§ **WORK ITEM**
Look through the listing below and report the lines that have the word "return" in them.
■ ■ ■ ■
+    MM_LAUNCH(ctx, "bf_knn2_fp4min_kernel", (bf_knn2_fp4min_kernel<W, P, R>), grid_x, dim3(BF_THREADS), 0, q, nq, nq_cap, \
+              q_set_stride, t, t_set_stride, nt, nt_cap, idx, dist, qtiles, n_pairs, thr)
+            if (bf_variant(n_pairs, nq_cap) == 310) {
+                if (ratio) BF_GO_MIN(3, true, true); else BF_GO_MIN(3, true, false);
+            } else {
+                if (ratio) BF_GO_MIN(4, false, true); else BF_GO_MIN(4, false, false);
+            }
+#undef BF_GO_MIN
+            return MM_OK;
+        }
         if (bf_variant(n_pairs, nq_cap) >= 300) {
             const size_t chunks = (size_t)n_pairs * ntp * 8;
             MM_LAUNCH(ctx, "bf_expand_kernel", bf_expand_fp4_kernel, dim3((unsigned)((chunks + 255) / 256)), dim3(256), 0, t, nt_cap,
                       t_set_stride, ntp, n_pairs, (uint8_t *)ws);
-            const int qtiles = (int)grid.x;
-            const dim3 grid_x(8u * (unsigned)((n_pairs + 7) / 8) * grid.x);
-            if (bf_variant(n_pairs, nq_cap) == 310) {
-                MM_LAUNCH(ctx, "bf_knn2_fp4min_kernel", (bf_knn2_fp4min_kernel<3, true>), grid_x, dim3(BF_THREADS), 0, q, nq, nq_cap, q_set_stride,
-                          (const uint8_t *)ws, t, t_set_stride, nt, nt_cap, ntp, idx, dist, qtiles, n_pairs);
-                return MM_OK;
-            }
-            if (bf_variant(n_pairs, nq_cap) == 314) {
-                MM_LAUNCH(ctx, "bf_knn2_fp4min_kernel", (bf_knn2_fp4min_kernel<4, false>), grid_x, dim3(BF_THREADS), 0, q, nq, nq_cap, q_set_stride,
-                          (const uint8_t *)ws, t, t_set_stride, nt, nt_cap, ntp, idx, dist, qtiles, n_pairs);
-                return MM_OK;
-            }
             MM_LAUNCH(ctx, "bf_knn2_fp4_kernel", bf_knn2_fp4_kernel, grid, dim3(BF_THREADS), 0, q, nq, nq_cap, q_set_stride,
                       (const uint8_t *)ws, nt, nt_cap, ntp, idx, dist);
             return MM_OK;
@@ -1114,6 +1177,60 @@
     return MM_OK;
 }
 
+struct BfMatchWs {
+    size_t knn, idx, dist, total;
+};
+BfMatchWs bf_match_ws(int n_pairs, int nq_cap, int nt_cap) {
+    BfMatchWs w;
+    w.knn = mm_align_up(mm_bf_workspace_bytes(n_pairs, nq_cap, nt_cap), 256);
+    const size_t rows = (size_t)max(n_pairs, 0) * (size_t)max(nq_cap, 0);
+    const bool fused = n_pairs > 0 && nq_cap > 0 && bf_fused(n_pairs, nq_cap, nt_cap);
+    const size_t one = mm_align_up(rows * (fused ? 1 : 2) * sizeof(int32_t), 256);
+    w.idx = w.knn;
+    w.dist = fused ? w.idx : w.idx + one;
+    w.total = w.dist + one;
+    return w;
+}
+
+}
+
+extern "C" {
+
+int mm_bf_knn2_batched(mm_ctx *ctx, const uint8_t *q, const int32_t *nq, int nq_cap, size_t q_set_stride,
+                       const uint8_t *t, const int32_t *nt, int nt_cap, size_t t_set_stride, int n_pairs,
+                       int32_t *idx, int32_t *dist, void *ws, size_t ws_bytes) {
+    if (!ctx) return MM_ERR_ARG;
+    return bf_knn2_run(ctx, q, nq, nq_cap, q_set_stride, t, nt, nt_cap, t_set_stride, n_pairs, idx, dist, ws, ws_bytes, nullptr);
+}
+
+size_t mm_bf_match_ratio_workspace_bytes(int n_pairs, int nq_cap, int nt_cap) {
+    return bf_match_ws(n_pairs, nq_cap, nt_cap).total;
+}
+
■ ■ ■ ■
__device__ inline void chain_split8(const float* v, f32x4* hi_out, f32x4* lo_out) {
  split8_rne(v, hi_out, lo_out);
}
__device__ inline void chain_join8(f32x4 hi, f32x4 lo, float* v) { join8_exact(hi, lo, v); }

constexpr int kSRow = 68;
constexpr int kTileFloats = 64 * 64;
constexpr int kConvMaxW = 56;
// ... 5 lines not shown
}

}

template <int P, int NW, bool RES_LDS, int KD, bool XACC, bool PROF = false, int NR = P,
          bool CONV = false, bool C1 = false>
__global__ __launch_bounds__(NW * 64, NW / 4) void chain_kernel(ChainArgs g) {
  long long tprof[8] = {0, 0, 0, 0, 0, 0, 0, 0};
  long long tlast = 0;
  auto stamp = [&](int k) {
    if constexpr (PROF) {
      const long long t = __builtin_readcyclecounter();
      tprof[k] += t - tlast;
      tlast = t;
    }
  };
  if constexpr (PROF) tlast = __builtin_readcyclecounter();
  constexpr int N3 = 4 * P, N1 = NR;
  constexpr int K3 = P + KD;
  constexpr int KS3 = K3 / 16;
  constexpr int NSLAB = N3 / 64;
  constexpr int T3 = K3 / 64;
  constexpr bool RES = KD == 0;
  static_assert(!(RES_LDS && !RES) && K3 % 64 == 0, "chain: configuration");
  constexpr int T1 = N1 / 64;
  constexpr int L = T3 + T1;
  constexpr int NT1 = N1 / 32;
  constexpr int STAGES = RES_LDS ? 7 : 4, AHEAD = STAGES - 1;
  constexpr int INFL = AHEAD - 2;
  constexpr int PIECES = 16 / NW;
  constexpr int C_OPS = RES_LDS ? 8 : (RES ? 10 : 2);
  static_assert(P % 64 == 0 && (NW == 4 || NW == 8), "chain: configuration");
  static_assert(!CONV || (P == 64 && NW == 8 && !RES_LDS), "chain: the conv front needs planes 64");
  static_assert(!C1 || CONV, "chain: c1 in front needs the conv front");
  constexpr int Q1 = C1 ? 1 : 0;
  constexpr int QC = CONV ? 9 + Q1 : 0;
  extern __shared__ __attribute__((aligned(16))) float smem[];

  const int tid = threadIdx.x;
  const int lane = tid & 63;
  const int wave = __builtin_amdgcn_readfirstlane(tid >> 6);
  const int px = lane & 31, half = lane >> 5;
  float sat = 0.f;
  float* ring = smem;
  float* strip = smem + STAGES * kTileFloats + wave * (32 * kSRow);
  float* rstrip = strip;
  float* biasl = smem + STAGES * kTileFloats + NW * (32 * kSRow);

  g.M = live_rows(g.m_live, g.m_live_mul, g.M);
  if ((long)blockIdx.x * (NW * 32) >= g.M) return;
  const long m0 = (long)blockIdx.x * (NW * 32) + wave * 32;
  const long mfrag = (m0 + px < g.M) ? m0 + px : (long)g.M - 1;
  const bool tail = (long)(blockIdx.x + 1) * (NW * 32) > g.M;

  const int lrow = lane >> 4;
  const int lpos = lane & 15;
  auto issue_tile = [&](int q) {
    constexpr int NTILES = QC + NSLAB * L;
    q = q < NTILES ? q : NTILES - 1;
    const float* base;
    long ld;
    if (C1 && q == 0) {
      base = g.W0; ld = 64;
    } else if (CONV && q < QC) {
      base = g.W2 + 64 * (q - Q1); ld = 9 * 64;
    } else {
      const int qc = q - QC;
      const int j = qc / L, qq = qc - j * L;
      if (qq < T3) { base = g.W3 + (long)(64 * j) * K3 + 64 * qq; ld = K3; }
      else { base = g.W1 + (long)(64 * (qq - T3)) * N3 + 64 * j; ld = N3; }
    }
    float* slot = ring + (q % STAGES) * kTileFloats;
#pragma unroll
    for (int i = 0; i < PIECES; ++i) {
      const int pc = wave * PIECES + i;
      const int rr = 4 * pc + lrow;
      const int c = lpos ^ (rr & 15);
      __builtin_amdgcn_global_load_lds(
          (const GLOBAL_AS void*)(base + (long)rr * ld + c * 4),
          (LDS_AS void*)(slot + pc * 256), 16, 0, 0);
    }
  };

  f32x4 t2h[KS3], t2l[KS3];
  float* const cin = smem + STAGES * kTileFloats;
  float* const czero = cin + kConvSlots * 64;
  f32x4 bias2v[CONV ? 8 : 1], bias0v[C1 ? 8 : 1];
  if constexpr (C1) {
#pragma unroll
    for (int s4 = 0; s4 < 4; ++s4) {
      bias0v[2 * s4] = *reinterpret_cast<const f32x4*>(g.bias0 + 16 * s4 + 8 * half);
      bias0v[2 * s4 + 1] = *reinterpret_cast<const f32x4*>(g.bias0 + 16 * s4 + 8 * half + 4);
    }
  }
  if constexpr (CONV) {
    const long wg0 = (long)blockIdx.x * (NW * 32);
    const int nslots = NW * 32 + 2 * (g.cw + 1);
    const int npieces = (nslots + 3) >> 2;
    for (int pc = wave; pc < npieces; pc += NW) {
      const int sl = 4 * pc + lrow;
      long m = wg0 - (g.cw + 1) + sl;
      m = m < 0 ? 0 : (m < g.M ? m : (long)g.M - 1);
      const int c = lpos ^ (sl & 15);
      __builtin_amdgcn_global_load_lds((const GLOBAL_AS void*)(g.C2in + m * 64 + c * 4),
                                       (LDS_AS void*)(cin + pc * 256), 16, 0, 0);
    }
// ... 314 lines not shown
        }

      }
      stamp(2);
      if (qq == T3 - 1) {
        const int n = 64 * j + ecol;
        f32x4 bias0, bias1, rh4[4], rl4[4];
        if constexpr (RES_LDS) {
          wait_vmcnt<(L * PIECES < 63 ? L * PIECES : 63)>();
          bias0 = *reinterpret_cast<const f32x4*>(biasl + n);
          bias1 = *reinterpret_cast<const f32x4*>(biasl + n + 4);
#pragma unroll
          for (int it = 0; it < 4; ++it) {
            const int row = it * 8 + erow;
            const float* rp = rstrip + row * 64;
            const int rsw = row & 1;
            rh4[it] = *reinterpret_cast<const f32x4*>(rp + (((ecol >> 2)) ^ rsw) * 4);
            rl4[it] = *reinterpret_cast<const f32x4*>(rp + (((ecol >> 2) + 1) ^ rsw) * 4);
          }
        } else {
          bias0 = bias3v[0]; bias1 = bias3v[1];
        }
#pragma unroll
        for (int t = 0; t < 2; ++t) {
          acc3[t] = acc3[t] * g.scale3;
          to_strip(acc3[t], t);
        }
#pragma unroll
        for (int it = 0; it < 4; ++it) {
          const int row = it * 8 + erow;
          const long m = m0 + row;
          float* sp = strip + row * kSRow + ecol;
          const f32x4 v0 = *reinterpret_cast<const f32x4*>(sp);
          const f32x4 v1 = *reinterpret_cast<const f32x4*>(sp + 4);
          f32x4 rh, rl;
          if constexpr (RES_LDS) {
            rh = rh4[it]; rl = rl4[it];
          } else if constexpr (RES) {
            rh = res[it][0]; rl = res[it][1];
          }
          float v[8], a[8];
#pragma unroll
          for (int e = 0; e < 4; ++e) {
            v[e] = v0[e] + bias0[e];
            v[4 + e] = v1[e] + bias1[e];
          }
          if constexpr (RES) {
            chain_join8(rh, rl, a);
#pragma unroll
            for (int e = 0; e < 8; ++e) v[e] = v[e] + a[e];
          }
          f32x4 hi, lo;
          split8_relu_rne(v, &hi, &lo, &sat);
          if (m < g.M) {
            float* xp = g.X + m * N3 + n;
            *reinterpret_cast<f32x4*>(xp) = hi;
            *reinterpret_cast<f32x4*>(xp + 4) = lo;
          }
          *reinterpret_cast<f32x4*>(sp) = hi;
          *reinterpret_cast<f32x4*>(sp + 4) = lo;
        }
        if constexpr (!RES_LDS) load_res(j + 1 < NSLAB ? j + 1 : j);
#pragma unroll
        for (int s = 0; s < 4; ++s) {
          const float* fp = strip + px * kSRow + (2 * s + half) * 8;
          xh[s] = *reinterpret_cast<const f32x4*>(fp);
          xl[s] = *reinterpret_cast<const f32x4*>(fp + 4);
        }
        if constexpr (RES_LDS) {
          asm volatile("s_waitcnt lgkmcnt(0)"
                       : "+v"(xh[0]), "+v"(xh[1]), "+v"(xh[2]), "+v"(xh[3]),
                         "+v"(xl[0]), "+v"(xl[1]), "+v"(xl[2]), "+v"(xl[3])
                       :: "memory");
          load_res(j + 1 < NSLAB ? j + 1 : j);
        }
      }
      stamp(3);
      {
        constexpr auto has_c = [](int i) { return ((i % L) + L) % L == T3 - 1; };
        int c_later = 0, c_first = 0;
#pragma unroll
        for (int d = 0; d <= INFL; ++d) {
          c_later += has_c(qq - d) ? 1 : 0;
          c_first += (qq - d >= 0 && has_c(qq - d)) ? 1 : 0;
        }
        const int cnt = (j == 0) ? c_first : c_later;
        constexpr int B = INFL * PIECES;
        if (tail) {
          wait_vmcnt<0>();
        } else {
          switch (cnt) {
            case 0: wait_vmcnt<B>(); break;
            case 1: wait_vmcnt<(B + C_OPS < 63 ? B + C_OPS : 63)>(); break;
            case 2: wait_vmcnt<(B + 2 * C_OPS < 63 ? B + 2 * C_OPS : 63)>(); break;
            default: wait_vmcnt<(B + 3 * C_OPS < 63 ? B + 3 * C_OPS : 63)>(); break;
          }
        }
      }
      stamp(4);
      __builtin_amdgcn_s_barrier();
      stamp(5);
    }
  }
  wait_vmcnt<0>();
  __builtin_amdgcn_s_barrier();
■ ■ ■ ■
§ **WRITTEN ANSWER**
+            return MM_OK;
-                return MM_OK;
-                return MM_OK;
             return MM_OK;
     return MM_OK;
+    return w;
+    if (!ctx) return MM_ERR_ARG;
+    return bf_knn2_run(ctx, q, nq, nq_cap, q_set_stride, t, nt, nt_cap, t_set_stride, n_pairs, idx, dist, ws, ws_bytes, nullptr);
+    return bf_match_ws(n_pairs, nq_cap, nt_cap).total;
  if ((long)blockIdx.x * (NW * 32) >= g.M) return;
        constexpr auto has_c = [](int i) { return ((i % L) + L) % L == T3 - 1; };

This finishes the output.